*** Provided entries Section Begins ***

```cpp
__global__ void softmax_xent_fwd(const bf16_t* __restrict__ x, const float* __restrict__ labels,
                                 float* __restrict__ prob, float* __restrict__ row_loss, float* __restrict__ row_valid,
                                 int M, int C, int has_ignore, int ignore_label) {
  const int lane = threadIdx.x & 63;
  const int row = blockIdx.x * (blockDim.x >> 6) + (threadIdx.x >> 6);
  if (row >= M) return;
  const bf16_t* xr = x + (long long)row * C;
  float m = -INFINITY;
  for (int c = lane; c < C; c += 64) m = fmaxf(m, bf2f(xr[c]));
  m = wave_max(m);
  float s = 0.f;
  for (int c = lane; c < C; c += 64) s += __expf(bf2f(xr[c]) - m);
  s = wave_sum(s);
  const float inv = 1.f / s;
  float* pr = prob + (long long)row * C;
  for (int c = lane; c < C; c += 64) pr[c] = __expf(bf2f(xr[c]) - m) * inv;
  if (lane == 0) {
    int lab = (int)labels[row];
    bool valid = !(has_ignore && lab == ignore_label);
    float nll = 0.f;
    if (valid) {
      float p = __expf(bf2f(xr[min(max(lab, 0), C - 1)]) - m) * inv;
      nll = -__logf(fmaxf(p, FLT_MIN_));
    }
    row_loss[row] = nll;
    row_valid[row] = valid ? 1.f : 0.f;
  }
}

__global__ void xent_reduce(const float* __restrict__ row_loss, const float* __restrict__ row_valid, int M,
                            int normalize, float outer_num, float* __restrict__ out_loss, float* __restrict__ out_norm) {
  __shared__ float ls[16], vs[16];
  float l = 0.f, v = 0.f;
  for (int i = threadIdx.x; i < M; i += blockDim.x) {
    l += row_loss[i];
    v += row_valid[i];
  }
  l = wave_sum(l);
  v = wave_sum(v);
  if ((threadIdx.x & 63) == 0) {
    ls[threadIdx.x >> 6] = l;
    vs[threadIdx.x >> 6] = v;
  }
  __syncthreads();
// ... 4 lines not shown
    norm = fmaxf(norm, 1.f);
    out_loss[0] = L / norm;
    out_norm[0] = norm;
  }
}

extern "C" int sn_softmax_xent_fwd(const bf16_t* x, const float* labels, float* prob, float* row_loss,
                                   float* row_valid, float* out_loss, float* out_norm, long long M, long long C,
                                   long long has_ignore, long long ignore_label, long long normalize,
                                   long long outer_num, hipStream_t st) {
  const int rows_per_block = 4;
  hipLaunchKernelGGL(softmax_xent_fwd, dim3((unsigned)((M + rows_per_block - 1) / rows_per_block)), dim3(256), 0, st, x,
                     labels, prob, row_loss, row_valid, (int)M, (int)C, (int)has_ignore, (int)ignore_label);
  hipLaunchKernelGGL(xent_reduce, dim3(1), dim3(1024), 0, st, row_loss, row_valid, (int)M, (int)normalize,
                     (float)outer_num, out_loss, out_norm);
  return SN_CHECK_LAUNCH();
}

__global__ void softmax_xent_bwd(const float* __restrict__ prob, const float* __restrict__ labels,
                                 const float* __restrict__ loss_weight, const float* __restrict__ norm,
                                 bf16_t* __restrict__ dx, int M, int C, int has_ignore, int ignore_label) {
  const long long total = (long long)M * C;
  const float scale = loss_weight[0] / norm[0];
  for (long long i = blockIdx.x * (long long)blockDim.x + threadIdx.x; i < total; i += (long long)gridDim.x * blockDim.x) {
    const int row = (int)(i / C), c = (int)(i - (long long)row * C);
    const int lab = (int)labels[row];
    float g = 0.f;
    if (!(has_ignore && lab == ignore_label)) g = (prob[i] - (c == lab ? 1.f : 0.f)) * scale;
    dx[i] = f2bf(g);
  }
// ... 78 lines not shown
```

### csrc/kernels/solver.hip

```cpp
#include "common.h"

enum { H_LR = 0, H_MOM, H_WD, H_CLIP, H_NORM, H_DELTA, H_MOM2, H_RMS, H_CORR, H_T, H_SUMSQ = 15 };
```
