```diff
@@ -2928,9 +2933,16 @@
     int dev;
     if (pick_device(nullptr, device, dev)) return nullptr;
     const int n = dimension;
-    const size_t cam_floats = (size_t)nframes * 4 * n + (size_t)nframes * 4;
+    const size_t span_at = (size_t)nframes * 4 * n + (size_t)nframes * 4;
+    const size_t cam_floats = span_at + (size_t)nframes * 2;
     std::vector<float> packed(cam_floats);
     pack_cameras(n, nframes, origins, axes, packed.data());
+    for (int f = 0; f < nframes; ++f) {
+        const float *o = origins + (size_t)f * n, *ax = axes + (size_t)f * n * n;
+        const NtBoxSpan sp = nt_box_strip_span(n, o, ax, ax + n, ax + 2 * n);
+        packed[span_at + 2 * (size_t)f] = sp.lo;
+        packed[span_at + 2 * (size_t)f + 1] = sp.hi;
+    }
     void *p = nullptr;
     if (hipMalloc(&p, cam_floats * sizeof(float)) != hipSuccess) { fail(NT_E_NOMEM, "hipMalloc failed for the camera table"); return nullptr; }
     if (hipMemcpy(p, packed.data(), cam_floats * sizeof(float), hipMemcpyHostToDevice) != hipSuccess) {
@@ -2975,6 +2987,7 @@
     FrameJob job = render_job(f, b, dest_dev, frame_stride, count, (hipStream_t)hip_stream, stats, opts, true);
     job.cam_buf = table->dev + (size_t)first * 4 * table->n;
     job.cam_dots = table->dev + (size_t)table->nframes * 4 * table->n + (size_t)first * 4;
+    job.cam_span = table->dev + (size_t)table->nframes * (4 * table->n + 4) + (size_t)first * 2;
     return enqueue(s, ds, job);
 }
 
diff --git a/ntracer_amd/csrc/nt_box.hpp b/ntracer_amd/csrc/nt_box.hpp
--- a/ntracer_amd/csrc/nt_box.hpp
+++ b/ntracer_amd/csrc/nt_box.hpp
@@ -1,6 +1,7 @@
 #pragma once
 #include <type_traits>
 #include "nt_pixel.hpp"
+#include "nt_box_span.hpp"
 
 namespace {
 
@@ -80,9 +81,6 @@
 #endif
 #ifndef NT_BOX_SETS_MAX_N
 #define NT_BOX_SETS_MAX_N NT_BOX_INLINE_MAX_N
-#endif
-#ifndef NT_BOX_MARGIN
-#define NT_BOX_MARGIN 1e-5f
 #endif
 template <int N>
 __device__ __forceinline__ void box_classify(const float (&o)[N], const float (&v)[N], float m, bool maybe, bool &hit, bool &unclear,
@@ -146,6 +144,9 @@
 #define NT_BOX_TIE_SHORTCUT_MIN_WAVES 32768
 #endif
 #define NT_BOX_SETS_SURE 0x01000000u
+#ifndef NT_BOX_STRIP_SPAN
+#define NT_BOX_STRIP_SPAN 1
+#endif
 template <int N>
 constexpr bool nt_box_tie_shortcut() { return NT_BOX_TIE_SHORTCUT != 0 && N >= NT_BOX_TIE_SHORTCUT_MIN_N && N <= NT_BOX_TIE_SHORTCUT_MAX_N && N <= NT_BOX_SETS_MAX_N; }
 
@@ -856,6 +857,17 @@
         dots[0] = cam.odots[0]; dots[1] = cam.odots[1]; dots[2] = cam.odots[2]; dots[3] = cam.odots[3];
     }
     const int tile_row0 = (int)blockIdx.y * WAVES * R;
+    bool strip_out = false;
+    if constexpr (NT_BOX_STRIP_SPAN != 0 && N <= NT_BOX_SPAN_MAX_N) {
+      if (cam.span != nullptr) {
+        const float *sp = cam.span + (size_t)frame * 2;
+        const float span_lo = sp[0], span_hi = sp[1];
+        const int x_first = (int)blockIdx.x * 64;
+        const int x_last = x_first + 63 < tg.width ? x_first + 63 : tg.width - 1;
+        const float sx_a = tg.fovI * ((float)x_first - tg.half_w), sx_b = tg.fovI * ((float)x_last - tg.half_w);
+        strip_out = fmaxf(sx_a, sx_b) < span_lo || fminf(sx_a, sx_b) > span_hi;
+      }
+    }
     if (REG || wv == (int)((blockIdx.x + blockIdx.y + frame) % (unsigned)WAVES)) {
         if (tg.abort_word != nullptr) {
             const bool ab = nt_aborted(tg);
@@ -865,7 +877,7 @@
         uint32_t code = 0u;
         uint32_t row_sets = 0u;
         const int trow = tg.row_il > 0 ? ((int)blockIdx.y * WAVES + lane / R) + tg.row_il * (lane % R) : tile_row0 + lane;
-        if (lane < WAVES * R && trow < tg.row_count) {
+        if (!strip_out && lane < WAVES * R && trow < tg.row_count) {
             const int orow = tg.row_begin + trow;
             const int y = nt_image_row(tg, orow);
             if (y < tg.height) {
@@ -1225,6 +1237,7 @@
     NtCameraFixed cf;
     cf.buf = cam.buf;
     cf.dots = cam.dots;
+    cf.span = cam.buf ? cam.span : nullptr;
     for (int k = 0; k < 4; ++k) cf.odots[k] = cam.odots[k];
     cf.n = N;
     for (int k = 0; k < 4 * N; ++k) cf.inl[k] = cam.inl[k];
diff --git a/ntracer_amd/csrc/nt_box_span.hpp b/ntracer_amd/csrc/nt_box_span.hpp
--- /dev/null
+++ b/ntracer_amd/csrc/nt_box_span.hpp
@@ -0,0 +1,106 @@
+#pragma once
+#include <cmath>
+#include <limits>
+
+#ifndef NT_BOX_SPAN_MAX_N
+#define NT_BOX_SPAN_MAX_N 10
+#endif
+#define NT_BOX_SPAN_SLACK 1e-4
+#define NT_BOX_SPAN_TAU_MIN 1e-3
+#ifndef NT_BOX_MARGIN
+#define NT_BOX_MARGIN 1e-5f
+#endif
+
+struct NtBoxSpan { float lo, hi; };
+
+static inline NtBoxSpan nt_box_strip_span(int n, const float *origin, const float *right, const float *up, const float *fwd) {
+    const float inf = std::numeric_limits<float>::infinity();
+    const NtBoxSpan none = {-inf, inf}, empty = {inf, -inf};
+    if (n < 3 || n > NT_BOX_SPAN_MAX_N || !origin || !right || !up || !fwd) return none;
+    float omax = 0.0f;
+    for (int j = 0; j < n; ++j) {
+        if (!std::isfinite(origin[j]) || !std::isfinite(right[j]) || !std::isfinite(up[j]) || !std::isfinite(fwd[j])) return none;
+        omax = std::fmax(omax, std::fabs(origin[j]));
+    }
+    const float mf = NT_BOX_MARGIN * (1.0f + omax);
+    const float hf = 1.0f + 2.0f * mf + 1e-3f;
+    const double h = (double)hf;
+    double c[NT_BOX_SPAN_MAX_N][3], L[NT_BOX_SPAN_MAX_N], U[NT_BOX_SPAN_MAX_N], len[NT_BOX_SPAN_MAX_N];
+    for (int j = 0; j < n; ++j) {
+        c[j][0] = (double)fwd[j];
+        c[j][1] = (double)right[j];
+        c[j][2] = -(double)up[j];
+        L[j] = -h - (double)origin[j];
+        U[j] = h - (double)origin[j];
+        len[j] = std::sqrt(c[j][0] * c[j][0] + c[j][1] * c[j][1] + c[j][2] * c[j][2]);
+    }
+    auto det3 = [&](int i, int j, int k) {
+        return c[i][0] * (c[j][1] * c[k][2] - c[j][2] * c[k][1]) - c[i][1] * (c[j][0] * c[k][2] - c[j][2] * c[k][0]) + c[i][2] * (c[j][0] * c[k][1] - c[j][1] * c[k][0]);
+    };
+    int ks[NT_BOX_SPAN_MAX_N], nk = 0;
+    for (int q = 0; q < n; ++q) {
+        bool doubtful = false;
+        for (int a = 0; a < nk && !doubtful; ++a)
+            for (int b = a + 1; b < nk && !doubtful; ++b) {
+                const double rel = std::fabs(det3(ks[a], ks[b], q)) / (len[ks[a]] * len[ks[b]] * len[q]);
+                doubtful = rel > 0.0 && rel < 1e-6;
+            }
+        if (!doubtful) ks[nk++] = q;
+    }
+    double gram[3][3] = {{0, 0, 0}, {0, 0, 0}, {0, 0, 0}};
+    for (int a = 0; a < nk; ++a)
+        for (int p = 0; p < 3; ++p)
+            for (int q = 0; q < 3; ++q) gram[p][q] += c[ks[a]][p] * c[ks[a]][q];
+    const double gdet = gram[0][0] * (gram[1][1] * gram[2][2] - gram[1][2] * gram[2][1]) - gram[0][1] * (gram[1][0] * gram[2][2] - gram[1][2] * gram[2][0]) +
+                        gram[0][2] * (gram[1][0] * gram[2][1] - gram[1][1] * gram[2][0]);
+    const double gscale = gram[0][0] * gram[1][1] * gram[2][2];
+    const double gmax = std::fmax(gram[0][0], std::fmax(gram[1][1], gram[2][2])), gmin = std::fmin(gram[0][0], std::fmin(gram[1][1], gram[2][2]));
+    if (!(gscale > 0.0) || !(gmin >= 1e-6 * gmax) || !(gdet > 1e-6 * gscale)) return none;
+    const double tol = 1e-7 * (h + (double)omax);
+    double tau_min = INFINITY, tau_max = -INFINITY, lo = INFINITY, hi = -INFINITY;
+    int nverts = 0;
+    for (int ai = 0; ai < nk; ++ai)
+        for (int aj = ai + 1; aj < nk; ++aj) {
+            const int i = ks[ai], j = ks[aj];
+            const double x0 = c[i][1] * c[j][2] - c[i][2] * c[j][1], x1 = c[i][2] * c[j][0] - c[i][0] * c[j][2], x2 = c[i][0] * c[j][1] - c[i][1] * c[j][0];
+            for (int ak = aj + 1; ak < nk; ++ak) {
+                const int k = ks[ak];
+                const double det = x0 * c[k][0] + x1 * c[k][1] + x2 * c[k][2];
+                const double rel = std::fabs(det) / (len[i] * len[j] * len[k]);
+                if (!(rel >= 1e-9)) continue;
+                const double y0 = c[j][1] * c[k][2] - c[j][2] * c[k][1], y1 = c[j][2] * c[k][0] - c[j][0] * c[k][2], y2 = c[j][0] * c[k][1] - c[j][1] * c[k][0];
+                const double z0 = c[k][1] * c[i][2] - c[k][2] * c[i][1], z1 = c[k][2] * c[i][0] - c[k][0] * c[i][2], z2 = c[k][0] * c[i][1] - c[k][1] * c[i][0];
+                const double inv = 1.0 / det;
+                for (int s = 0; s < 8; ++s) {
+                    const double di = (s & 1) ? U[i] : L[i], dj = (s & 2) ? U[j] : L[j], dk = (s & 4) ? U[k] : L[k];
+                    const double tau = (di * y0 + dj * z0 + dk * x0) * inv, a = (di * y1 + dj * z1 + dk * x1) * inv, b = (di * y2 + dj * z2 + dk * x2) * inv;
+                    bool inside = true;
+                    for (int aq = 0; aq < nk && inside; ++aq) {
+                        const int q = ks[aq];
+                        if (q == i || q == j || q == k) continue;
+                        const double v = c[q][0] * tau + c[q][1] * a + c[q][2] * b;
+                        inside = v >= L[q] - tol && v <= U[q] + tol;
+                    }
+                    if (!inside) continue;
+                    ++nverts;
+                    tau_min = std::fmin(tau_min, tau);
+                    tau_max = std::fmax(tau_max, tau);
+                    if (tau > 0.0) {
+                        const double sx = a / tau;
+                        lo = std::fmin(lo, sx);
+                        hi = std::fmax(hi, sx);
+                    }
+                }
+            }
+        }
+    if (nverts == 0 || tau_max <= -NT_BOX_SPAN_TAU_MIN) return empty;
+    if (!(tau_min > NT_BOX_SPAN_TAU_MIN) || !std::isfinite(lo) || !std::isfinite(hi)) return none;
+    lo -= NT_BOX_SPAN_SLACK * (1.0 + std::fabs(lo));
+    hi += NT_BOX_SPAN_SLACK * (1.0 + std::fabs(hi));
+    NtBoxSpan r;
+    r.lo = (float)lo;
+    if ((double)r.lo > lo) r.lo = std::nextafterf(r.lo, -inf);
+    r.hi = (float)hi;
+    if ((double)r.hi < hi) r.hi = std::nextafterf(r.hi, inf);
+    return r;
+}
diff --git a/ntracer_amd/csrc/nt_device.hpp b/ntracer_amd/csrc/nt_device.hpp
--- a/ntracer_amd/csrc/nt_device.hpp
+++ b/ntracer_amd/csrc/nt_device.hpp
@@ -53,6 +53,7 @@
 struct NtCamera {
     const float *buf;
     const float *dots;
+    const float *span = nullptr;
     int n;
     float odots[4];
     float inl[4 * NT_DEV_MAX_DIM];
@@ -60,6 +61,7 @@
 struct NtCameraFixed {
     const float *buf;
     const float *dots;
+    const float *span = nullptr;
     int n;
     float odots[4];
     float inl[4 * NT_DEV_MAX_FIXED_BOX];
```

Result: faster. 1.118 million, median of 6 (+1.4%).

*** Provided entries Section Ends ***

◆ Your instructions
Which lines above hold the string "sizeof"? Please copy all of them.

◆ Response
     if (hipMalloc(&p, cam_floats * sizeof(float)) != hipSuccess) { fail(NT_E_NOMEM, "hipMalloc failed for the camera table"); return nullptr; }
     if (hipMemcpy(p, packed.data(), cam_floats * sizeof(float), hipMemcpyHostToDevice) != hipSuccess) {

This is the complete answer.